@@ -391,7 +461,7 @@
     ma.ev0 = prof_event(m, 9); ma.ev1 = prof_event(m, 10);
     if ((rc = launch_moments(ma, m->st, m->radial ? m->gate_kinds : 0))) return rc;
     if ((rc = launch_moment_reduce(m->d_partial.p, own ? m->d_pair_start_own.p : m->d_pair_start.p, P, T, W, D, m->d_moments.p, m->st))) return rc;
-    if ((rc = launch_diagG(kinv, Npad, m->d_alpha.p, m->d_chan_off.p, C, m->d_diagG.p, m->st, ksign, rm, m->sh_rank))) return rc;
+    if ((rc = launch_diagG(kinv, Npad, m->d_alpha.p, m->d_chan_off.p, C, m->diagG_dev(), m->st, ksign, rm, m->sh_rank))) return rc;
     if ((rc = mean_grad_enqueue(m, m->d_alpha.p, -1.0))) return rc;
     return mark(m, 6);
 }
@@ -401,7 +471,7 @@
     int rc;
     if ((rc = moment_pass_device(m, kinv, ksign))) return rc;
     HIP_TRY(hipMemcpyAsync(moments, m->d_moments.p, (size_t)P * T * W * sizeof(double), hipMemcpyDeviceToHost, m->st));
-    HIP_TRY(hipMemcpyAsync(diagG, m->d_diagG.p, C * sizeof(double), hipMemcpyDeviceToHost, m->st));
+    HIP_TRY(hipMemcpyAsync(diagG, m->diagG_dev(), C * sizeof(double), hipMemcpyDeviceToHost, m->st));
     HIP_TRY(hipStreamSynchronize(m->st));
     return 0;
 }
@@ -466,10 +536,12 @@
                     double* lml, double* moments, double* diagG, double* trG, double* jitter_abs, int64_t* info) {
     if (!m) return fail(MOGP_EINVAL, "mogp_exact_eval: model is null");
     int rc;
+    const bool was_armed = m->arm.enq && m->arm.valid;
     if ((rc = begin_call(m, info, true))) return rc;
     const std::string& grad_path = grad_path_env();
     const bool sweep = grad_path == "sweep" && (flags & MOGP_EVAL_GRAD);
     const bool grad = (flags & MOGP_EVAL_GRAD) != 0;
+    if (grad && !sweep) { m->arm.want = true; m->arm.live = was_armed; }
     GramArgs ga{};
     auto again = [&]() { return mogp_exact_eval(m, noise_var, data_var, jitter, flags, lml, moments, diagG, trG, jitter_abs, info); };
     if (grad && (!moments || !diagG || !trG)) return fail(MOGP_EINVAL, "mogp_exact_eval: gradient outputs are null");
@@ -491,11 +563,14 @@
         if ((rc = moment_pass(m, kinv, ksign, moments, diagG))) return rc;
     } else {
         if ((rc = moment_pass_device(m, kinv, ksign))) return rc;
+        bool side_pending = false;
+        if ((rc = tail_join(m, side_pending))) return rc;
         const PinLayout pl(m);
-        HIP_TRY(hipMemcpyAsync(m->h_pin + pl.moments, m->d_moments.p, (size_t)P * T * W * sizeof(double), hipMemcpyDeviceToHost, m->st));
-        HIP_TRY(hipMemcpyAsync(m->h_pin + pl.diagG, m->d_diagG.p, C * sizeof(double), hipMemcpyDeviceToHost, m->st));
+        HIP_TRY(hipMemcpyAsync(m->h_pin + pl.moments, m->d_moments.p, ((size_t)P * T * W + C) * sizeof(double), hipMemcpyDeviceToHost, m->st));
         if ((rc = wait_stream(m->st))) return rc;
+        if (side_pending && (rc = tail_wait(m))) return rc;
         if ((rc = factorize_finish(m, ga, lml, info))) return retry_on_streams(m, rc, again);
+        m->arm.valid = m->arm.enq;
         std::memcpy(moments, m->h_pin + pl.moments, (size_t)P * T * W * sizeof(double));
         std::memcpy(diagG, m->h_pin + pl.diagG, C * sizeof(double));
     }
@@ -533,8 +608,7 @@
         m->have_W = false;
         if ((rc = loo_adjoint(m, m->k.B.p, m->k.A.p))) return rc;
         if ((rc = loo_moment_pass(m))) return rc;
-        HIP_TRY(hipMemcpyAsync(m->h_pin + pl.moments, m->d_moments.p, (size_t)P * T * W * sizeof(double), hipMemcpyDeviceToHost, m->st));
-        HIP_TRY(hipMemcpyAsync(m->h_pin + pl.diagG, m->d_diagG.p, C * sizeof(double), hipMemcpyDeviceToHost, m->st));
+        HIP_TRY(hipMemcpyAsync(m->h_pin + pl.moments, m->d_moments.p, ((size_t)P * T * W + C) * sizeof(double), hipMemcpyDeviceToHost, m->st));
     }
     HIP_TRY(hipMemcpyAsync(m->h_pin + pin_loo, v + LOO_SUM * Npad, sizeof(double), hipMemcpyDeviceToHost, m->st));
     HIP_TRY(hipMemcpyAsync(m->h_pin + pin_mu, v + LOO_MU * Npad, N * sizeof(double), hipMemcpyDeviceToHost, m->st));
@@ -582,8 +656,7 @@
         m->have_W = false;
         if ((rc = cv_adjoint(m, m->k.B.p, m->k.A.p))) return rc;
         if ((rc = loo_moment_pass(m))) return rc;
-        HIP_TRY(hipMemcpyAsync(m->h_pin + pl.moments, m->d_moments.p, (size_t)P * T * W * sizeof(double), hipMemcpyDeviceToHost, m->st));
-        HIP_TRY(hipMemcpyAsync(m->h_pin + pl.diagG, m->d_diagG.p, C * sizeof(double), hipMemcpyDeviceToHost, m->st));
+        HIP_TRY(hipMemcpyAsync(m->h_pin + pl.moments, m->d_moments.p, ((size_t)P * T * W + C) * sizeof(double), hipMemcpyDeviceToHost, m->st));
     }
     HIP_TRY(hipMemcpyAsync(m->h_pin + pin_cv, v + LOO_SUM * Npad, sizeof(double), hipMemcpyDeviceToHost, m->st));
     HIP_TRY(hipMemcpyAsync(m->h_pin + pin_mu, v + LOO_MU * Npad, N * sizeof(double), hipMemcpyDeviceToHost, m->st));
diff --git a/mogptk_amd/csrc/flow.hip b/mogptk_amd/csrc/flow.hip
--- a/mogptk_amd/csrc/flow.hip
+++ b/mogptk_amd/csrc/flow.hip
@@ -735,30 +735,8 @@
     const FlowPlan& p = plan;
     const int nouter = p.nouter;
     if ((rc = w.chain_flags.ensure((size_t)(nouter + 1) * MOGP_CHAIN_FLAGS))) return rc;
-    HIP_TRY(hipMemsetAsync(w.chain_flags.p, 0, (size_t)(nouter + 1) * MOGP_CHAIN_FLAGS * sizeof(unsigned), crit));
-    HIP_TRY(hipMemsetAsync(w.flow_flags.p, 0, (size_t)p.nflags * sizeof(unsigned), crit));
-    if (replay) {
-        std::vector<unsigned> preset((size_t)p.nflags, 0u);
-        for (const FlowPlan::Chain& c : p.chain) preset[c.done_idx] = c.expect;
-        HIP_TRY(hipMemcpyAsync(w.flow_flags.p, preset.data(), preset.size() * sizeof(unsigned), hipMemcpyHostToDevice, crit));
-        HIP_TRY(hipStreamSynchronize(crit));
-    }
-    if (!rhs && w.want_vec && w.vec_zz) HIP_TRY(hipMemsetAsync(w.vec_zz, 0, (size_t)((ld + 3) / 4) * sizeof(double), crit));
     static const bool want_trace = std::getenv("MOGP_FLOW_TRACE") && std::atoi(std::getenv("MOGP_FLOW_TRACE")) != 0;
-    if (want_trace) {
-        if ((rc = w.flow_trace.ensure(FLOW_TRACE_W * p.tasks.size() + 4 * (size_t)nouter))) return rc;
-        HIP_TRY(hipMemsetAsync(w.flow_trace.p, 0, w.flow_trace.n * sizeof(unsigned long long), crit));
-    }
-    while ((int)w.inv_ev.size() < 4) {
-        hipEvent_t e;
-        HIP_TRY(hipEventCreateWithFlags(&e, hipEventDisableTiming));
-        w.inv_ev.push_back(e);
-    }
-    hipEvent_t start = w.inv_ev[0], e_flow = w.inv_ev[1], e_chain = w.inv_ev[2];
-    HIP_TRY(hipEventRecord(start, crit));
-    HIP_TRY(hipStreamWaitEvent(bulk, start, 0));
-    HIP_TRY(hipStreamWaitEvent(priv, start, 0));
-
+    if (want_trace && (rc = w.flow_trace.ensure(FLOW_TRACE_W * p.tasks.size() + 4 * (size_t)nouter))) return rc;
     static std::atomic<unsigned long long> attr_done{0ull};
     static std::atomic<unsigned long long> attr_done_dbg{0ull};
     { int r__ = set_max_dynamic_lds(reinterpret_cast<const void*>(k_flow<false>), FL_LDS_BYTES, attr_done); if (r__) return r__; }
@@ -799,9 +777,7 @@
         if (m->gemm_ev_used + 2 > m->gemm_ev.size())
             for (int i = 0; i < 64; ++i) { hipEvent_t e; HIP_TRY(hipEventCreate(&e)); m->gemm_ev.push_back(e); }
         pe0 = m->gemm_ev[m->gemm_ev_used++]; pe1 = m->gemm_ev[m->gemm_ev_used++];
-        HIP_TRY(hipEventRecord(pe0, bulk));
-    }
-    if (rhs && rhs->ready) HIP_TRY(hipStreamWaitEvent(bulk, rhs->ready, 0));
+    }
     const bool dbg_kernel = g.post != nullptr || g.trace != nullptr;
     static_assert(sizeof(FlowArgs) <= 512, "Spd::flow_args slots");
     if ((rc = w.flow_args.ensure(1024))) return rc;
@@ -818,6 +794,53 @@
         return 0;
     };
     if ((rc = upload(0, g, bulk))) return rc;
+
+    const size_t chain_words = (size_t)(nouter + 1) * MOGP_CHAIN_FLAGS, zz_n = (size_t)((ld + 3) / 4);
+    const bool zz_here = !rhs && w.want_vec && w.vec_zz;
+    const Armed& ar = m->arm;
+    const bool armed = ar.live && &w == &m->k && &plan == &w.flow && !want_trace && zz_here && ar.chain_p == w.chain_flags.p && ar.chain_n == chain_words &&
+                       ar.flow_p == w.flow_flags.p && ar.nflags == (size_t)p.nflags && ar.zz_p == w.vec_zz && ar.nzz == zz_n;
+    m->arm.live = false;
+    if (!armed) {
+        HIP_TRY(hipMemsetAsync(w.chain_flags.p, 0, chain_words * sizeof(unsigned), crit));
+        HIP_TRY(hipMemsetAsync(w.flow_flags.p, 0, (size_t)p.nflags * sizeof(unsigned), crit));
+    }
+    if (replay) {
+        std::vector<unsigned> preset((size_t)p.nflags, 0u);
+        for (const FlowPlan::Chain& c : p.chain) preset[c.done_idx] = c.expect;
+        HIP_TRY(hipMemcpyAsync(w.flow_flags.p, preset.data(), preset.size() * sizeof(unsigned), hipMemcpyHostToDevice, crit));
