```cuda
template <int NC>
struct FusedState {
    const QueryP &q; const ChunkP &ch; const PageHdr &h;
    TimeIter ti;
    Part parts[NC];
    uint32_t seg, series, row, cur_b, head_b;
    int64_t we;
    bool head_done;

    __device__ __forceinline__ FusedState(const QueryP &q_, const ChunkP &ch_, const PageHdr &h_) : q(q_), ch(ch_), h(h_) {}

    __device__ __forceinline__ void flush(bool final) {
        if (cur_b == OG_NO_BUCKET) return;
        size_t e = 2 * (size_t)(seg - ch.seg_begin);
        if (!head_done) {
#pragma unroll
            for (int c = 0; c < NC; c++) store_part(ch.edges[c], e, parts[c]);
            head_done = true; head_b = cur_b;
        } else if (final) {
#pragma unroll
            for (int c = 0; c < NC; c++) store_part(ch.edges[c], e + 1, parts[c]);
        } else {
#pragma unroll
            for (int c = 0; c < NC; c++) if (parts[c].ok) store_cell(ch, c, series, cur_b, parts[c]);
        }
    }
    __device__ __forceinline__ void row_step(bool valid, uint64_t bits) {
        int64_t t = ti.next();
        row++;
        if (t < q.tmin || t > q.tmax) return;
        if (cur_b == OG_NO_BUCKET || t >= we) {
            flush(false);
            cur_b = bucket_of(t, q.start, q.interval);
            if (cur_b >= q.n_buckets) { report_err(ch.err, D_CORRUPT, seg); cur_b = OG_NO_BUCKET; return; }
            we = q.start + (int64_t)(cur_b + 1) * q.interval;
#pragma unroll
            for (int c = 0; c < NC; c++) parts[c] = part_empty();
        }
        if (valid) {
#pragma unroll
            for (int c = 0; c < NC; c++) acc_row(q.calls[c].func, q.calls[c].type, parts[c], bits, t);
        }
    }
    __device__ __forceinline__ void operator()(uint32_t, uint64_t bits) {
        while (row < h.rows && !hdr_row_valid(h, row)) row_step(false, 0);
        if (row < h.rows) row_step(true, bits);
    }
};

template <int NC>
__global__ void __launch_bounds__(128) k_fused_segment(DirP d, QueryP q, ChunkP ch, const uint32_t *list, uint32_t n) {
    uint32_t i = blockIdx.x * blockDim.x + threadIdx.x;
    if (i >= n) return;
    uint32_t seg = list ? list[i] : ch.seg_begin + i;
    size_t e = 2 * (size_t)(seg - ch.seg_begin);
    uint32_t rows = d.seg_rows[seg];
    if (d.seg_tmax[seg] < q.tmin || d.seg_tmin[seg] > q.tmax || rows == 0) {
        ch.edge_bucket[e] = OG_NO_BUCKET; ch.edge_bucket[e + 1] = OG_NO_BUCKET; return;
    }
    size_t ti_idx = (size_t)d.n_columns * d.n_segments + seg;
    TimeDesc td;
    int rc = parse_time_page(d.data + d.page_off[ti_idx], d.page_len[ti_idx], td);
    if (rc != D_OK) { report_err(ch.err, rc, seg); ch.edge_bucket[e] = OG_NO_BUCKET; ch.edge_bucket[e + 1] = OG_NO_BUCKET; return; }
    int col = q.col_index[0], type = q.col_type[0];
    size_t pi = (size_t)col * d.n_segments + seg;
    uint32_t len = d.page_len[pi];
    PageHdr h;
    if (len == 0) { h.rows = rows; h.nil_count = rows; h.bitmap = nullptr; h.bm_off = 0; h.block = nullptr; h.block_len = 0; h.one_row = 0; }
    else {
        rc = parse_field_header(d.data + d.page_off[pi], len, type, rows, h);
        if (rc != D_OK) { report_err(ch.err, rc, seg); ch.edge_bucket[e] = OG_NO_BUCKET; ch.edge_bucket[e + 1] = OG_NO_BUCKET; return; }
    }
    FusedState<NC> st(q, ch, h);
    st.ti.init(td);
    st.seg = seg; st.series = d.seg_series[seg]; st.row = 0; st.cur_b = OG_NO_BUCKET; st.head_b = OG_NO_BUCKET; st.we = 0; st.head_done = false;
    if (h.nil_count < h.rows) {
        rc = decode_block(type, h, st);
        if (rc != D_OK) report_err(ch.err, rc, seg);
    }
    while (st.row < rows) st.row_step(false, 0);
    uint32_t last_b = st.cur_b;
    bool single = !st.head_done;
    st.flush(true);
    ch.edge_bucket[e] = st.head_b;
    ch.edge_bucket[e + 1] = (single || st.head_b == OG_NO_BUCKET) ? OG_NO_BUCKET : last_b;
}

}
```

----

- _Task statement_:
Return nothing but the lines from the start of the listing above through the line containing "HIP_TRY(hipMemcpyAsync(diagG, m->diagG_dev(), C", exactly as given.

- _Result_:
@@ -391,7 +461,7 @@
     ma.ev0 = prof_event(m, 9); ma.ev1 = prof_event(m, 10);
     if ((rc = launch_moments(ma, m->st, m->radial ? m->gate_kinds : 0))) return rc;
     if ((rc = launch_moment_reduce(m->d_partial.p, own ? m->d_pair_start_own.p : m->d_pair_start.p, P, T, W, D, m->d_moments.p, m->st))) return rc;
-    if ((rc = launch_diagG(kinv, Npad, m->d_alpha.p, m->d_chan_off.p, C, m->d_diagG.p, m->st, ksign, rm, m->sh_rank))) return rc;
+    if ((rc = launch_diagG(kinv, Npad, m->d_alpha.p, m->d_chan_off.p, C, m->diagG_dev(), m->st, ksign, rm, m->sh_rank))) return rc;
     if ((rc = mean_grad_enqueue(m, m->d_alpha.p, -1.0))) return rc;
     return mark(m, 6);
 }
@@ -401,7 +471,7 @@
     int rc;
     if ((rc = moment_pass_device(m, kinv, ksign))) return rc;
     HIP_TRY(hipMemcpyAsync(moments, m->d_moments.p, (size_t)P * T * W * sizeof(double), hipMemcpyDeviceToHost, m->st));
-    HIP_TRY(hipMemcpyAsync(diagG, m->d_diagG.p, C * sizeof(double), hipMemcpyDeviceToHost, m->st));
+    HIP_TRY(hipMemcpyAsync(diagG, m->diagG_dev(), C * sizeof(double), hipMemcpyDeviceToHost, m->st));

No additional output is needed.